(WORK INSTRUCTIONS): Search the records for the string "lcell" and copy every line where it turns up.
**** PROVIDED ENTRIES
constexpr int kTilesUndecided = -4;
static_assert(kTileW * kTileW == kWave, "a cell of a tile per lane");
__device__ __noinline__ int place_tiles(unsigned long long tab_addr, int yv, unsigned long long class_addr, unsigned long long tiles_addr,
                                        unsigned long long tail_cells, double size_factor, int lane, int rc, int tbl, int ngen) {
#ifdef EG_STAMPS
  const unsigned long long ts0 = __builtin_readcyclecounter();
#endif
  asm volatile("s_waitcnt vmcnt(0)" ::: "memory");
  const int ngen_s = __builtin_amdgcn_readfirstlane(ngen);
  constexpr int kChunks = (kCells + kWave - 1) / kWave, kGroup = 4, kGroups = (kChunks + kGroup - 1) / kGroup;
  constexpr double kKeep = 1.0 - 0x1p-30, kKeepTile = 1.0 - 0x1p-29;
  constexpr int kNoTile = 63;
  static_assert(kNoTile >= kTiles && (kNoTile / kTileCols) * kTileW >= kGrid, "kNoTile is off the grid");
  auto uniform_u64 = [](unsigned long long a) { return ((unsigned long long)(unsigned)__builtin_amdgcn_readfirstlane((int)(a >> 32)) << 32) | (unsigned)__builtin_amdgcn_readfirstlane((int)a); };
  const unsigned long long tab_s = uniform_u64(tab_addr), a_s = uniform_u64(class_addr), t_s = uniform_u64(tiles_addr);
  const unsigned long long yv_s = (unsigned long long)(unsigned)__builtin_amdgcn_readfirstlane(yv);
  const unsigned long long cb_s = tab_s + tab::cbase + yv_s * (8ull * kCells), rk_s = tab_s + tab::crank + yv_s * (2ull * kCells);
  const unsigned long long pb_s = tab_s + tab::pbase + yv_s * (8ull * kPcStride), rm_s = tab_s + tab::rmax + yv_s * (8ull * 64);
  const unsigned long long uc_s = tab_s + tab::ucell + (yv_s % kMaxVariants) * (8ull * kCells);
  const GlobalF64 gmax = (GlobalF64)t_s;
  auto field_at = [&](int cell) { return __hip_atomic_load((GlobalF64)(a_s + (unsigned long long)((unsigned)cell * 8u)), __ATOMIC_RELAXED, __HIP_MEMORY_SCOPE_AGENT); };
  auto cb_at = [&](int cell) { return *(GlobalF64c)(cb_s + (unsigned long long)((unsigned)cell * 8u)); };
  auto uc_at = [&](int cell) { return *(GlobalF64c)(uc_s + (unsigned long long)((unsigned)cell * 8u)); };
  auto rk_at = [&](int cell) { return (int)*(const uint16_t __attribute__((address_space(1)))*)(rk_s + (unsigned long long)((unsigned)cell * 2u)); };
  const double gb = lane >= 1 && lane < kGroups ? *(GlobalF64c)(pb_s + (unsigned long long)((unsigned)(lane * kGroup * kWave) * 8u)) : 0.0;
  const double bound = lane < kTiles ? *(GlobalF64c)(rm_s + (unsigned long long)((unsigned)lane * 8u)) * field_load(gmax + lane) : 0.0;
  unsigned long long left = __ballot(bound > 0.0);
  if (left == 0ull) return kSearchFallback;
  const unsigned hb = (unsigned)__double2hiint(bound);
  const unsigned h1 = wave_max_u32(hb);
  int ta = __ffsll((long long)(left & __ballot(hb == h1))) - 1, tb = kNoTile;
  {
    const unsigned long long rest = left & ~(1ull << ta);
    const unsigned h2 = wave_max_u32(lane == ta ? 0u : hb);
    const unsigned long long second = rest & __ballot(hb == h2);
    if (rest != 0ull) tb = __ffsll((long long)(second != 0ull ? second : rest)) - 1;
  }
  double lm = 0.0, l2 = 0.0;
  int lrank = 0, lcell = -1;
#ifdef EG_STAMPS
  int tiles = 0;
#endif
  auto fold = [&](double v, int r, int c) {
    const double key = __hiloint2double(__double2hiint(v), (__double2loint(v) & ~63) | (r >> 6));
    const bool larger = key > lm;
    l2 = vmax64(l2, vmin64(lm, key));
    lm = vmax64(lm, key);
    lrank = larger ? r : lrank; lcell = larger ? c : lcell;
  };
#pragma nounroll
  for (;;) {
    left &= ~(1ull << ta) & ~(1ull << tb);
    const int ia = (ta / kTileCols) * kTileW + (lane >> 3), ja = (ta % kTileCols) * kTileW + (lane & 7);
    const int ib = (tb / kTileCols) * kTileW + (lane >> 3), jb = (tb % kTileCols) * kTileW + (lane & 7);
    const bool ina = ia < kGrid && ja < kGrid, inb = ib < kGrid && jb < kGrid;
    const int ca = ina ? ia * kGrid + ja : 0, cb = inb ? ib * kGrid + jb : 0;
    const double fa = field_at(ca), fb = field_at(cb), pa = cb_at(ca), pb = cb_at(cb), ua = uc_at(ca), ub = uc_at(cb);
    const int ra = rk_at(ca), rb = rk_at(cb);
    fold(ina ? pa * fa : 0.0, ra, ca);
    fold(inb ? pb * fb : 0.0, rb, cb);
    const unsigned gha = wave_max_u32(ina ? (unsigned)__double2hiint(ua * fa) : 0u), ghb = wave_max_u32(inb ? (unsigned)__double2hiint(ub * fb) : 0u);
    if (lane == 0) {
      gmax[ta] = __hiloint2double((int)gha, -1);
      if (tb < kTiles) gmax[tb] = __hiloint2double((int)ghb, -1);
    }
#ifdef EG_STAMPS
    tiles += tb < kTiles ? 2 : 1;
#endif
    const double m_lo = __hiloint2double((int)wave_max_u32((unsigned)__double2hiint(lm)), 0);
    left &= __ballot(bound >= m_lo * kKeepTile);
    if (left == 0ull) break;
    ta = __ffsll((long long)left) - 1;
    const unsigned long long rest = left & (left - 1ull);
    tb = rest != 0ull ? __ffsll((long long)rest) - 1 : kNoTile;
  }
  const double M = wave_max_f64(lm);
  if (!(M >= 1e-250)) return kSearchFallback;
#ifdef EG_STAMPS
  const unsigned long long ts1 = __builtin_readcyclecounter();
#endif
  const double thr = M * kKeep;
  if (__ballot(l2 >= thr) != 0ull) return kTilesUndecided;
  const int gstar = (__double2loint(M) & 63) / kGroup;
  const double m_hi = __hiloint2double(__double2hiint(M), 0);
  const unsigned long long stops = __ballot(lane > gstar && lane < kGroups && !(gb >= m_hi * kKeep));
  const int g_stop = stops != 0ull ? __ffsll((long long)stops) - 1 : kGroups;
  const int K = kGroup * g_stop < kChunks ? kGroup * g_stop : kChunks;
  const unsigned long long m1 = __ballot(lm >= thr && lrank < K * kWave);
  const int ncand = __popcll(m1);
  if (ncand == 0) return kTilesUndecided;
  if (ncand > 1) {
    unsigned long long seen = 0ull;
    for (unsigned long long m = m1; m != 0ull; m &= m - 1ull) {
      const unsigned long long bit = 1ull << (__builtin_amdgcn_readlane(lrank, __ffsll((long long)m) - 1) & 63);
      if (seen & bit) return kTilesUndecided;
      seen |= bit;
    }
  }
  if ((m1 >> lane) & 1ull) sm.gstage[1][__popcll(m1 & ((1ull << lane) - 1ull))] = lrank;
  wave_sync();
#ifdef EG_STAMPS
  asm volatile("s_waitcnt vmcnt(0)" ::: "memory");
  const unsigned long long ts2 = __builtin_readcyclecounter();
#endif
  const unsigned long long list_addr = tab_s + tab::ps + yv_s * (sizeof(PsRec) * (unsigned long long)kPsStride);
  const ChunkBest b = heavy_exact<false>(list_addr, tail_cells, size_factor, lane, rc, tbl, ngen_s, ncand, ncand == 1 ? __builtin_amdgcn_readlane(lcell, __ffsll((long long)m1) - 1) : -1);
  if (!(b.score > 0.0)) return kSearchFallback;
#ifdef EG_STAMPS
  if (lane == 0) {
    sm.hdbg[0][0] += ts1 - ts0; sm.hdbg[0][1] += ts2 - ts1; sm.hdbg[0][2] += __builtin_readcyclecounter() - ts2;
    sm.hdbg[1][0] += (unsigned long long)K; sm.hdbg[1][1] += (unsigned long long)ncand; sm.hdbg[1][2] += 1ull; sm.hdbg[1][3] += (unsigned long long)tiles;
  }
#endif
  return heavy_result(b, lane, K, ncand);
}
********
(COMPLETED EXERCISE):
  int lrank = 0, lcell = -1;
    lrank = larger ? r : lrank; lcell = larger ? c : lcell;
  const ChunkBest b = heavy_exact<false>(list_addr, tail_cells, size_factor, lane, rc, tbl, ngen_s, ncand, ncand == 1 ? __builtin_amdgcn_readlane(lcell, __ffsll((long long)m1) - 1) : -1);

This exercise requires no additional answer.